- WORK ORDER: Please work out how many lines in the data below contain "join", and reply with that number alone.

DATA EXCERPTS Start Marker

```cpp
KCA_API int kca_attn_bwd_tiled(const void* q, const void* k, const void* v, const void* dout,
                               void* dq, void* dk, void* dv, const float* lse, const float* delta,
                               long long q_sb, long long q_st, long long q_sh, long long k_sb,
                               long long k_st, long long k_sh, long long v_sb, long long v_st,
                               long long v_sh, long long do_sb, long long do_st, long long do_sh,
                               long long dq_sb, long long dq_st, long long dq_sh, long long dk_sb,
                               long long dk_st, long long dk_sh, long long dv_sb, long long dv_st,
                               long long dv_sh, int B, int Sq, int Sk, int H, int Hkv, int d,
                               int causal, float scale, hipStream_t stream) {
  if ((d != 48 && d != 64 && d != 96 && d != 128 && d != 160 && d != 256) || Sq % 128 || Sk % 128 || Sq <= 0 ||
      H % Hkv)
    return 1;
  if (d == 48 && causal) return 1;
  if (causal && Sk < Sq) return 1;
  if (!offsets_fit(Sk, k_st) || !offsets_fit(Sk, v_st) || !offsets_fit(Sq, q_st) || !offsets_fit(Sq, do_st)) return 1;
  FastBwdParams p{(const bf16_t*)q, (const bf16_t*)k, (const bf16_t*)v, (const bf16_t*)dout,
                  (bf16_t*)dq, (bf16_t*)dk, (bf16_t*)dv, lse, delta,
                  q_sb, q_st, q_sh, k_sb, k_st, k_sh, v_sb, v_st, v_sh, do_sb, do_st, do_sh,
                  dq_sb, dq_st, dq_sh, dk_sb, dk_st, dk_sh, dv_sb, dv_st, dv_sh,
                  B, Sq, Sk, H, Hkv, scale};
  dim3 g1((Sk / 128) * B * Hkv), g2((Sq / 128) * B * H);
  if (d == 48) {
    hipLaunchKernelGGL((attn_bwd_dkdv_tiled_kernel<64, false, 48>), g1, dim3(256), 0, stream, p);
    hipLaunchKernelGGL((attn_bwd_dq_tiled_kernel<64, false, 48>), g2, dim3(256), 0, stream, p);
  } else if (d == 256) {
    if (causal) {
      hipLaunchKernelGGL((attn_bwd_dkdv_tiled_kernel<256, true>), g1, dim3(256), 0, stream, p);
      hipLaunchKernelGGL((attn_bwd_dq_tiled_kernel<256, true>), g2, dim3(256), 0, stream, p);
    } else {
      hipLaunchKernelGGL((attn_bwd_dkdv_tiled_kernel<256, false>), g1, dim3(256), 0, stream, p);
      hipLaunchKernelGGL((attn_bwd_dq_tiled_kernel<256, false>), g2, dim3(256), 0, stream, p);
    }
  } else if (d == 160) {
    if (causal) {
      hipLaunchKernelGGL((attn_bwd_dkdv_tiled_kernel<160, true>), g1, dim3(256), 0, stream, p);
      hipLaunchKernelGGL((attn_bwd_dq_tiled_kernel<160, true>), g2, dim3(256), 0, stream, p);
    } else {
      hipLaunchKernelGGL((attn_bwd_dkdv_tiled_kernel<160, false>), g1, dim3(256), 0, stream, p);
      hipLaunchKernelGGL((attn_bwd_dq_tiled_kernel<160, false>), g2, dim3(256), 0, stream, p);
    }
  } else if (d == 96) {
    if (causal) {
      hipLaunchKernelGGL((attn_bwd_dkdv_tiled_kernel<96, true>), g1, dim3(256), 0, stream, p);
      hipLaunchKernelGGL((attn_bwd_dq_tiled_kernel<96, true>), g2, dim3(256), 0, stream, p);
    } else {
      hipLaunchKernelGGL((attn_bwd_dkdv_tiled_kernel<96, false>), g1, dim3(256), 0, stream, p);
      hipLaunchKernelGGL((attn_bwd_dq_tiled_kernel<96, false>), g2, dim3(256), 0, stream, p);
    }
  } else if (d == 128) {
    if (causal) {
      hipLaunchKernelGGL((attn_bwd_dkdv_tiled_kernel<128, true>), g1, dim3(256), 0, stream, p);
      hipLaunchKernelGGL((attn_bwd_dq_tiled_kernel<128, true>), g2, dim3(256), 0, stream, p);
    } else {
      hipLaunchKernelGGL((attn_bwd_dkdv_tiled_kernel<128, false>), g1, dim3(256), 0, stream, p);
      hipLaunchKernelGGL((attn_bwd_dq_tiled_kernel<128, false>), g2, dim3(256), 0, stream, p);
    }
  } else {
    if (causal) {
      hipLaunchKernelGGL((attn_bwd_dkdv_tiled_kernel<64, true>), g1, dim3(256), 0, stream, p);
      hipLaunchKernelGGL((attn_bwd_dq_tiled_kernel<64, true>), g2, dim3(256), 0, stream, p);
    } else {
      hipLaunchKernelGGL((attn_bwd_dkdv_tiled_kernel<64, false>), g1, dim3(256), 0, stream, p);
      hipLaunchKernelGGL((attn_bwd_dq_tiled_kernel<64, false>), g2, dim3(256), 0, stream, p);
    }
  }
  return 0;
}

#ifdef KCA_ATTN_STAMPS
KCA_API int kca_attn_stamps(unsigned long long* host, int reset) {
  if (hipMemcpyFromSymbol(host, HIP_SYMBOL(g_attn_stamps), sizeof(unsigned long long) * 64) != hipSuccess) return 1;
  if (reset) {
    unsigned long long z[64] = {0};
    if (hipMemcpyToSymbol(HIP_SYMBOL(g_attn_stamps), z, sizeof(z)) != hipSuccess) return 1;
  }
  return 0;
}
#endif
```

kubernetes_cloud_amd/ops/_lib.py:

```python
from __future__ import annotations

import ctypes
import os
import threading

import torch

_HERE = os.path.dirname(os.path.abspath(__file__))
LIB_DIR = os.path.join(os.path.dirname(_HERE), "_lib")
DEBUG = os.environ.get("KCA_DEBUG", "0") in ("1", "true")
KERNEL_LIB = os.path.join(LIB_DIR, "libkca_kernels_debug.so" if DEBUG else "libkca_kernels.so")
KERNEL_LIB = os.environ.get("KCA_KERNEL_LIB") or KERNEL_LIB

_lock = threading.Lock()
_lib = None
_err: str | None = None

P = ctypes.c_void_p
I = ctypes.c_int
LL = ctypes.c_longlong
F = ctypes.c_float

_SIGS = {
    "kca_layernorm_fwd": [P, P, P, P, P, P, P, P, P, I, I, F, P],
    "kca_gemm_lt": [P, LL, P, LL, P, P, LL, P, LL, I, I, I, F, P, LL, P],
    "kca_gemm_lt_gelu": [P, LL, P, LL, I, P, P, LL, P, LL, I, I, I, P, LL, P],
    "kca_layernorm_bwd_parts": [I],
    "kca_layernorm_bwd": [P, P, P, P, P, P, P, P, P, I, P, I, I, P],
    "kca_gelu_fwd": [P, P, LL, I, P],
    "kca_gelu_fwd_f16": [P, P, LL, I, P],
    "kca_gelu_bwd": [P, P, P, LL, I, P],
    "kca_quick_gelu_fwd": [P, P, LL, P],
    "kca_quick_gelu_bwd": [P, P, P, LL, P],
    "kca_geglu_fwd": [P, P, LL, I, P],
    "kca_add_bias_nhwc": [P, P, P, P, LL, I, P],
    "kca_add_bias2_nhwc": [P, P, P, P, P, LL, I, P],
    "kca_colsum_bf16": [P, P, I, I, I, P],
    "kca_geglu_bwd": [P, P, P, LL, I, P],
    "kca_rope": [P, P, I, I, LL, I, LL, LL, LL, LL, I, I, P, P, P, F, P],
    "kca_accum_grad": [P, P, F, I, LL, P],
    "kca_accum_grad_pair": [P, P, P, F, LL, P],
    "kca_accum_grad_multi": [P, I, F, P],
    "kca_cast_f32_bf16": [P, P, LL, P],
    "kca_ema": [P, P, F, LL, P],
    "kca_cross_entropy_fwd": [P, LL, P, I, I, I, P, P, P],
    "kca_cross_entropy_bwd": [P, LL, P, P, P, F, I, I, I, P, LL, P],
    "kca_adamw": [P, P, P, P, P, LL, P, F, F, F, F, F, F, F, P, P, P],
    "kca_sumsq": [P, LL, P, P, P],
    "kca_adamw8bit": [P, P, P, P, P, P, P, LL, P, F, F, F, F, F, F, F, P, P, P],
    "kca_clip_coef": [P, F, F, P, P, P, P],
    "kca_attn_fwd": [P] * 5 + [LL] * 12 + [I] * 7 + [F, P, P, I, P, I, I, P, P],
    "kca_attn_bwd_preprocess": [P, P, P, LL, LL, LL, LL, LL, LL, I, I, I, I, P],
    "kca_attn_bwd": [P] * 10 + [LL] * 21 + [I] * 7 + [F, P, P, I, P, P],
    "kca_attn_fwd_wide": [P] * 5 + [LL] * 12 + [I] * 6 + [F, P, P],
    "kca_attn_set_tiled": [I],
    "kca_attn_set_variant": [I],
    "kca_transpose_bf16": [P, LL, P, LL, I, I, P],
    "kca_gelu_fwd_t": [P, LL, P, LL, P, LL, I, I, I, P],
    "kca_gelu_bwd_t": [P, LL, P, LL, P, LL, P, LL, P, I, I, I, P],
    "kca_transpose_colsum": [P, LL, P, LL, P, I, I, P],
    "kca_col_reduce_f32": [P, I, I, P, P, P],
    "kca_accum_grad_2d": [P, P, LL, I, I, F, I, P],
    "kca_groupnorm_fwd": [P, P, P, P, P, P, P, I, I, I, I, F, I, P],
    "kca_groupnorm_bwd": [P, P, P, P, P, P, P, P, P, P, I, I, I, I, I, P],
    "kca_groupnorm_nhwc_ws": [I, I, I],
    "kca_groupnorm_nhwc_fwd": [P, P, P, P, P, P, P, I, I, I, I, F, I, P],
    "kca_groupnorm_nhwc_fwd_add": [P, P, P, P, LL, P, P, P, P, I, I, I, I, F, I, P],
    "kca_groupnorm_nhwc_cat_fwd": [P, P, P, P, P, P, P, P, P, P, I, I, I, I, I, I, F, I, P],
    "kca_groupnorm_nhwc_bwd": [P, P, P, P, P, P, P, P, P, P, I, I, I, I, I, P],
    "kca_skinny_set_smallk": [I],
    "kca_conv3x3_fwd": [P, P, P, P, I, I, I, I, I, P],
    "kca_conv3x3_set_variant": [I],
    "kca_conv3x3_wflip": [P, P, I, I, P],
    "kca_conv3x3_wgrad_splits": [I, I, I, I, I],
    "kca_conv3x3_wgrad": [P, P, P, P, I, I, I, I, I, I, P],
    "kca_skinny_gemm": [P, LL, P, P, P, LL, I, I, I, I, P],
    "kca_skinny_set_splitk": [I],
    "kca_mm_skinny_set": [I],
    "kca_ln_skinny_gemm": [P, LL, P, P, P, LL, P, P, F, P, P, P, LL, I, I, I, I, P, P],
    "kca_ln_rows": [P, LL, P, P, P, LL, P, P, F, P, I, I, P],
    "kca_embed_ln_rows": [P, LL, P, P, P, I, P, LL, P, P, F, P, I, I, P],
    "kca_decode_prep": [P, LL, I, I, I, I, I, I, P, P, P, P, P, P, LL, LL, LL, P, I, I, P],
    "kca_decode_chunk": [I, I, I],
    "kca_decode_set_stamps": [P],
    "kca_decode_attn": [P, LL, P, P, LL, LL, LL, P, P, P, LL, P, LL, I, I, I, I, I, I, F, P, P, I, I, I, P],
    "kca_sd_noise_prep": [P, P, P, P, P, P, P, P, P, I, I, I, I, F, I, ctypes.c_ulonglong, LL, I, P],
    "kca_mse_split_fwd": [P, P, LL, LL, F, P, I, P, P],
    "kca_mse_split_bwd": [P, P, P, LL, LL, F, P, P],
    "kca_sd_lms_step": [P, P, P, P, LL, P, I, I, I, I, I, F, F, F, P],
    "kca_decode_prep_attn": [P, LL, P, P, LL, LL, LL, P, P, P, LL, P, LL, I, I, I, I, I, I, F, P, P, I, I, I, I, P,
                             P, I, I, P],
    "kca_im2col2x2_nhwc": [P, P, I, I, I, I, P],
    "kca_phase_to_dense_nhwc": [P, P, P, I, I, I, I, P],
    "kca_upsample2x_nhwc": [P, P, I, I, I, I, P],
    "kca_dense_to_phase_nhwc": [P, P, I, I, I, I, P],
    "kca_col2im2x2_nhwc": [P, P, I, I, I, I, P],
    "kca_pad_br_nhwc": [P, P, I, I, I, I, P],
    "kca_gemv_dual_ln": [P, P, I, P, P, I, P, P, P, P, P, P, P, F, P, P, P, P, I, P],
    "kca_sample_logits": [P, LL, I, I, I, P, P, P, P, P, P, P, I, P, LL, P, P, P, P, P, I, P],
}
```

DATA EXCERPTS End Marker
DATA EXCERPTS Start Marker

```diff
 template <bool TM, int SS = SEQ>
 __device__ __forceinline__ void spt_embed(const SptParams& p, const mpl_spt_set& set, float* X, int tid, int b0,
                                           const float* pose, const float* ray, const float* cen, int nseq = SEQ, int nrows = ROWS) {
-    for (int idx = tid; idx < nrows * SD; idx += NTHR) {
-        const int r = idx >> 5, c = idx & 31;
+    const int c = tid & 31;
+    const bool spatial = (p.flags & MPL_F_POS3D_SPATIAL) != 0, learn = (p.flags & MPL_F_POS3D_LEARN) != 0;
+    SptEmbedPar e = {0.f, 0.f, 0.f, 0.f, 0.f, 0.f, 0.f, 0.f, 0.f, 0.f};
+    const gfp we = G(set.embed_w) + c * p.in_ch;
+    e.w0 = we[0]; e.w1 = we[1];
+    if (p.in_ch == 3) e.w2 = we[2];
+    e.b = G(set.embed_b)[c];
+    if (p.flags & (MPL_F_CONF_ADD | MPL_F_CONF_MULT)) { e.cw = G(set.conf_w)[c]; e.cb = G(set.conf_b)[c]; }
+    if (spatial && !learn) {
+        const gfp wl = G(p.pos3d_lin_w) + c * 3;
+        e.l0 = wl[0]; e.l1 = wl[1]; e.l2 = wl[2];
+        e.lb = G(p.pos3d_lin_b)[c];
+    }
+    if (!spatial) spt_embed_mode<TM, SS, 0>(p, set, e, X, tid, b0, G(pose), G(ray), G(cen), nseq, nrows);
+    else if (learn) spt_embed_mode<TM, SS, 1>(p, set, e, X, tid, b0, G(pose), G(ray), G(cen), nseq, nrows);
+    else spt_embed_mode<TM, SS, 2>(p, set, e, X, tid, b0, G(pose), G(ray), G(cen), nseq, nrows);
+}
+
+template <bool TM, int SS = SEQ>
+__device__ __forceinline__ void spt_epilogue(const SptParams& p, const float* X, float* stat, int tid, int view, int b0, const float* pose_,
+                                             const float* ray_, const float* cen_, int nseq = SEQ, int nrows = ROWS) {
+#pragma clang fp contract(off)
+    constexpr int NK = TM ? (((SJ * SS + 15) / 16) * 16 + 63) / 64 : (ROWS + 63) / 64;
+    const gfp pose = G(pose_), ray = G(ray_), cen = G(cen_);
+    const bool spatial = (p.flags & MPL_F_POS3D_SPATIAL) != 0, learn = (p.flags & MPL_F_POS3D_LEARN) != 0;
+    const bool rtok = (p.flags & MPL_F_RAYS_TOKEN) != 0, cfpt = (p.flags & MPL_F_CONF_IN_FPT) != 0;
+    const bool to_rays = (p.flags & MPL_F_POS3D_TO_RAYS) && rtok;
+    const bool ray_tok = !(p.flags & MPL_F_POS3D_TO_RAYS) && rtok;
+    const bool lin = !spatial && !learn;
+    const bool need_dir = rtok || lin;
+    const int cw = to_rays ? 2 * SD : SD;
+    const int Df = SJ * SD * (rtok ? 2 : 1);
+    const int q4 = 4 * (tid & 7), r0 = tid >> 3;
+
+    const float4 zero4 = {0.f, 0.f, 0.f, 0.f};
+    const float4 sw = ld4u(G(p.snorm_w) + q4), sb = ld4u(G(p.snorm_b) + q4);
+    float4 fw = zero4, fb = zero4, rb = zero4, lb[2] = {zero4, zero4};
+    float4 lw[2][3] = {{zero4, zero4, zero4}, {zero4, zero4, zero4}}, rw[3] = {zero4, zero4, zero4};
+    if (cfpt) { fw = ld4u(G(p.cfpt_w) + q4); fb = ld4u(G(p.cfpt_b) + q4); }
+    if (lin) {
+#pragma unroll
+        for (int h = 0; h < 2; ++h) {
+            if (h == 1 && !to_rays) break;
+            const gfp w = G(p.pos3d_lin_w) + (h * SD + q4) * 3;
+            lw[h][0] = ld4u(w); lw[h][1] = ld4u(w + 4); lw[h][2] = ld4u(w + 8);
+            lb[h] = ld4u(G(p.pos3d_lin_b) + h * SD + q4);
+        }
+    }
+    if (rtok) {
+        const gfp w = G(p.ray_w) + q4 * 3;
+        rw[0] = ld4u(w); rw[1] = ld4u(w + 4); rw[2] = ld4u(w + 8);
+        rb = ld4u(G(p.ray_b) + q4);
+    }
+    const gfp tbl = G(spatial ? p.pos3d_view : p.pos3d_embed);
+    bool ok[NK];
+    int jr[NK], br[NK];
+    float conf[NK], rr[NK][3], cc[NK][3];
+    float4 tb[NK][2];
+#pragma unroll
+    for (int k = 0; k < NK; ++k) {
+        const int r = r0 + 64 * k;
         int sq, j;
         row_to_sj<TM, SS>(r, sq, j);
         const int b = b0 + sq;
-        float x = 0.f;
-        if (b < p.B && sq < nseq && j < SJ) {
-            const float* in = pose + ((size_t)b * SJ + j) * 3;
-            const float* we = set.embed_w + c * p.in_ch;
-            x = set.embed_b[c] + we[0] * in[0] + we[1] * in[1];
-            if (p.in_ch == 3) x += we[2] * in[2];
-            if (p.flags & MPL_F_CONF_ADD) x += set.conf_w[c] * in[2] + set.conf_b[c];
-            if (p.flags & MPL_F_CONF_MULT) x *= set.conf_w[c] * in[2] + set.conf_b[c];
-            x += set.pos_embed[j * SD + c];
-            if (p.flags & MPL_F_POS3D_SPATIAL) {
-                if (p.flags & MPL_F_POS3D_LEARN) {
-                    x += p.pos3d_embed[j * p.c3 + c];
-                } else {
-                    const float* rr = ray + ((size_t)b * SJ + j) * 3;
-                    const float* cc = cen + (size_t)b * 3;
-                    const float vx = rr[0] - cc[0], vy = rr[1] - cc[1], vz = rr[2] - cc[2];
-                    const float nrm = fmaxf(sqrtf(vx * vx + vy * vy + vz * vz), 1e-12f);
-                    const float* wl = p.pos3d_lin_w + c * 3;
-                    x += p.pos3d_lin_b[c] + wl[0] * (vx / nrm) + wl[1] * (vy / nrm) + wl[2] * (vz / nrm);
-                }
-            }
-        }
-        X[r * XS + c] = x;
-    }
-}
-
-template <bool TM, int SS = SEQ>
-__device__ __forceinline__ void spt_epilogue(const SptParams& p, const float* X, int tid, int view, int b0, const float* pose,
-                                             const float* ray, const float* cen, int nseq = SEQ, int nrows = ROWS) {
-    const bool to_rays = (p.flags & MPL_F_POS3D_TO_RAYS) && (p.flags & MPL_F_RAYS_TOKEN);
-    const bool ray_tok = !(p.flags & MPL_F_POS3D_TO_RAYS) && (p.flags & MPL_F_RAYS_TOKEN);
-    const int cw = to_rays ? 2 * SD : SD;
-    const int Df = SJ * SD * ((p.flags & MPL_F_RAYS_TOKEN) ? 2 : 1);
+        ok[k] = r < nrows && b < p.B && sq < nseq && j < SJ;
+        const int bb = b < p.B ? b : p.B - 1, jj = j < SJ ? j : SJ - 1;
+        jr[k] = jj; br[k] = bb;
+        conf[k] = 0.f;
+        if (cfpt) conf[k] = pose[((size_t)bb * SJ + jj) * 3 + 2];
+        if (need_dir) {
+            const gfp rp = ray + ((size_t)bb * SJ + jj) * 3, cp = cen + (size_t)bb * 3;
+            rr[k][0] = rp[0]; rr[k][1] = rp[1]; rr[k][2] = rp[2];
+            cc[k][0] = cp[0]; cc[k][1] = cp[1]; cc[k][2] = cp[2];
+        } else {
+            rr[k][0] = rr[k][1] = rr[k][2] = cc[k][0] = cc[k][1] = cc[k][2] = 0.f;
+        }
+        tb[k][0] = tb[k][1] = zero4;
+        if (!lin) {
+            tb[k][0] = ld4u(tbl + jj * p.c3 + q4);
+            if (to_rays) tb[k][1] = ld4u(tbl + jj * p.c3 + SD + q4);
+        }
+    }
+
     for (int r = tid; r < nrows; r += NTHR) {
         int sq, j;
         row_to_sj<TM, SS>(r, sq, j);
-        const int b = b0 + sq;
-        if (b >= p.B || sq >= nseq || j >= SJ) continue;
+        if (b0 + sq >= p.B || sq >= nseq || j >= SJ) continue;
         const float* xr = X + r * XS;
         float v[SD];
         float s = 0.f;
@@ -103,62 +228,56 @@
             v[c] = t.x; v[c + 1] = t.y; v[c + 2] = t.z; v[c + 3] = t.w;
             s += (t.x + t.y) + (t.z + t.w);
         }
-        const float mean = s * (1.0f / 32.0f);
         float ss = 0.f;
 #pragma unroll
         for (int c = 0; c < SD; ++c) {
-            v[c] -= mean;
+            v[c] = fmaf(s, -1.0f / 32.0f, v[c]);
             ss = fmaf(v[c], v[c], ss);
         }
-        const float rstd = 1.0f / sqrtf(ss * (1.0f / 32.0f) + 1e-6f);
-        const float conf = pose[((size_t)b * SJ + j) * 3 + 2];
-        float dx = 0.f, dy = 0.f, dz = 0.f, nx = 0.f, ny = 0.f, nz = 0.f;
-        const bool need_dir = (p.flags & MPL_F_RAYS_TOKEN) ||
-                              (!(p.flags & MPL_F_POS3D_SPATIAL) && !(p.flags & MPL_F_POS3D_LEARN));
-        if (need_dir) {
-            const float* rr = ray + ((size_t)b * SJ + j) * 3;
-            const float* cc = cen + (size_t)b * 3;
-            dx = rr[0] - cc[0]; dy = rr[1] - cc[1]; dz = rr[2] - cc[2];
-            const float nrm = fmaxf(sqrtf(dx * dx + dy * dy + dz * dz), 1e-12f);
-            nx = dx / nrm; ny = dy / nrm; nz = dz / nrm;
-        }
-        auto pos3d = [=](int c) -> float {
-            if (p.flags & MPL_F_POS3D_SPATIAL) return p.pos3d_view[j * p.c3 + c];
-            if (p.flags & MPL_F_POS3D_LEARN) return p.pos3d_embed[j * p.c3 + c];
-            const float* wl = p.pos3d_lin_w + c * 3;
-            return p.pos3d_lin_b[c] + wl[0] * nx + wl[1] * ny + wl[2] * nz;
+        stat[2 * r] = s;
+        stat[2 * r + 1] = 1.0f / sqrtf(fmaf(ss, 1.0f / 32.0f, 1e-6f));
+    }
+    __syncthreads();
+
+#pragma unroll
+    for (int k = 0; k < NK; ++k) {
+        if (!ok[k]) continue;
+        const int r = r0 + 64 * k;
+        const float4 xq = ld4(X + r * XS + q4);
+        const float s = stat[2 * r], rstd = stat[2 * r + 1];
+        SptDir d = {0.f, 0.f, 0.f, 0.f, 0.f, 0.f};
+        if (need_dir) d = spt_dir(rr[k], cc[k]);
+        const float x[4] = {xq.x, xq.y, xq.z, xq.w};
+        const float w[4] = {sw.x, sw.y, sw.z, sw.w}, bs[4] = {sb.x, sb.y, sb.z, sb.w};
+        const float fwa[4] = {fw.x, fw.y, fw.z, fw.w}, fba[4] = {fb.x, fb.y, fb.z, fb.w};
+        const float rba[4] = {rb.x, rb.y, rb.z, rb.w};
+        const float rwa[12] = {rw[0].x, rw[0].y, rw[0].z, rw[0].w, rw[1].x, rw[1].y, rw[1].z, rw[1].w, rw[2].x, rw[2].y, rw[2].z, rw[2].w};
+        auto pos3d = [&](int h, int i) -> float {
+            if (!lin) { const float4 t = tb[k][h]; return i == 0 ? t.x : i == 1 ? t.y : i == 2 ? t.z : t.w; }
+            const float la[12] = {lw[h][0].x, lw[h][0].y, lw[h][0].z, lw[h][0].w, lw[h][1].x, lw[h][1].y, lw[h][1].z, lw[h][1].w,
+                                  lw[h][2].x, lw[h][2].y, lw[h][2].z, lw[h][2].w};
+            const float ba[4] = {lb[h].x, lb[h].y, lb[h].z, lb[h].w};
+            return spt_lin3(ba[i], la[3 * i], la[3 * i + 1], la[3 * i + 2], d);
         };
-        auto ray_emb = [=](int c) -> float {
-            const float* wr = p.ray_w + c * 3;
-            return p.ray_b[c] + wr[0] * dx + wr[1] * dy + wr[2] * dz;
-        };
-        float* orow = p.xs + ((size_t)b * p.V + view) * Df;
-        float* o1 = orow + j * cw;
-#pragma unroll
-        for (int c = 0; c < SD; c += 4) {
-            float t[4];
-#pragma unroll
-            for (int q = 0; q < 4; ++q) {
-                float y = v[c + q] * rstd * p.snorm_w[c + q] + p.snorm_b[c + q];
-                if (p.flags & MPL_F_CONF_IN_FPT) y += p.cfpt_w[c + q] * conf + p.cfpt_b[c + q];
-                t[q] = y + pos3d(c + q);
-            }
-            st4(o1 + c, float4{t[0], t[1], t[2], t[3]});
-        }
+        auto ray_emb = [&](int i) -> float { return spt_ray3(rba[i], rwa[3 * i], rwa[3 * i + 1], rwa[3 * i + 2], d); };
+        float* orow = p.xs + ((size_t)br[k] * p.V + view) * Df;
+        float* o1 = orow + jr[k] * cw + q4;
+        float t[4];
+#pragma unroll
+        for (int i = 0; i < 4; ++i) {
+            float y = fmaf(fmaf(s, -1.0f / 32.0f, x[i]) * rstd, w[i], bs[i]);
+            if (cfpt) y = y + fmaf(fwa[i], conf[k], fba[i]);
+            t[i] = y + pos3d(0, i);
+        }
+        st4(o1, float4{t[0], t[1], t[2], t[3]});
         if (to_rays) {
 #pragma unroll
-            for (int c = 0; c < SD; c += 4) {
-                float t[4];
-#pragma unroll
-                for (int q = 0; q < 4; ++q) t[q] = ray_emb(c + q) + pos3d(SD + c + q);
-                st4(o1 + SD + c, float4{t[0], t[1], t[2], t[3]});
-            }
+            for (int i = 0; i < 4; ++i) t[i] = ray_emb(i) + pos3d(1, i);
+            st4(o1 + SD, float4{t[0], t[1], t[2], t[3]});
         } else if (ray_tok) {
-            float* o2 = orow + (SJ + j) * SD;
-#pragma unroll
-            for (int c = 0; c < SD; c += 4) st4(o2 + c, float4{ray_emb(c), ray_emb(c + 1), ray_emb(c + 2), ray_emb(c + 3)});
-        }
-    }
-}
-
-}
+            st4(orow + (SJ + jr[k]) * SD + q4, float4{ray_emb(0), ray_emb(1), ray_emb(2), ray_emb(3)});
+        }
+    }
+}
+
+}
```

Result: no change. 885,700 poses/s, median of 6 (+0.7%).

DATA EXCERPTS End Marker

- SOLUTION FOR THIS TASK: 2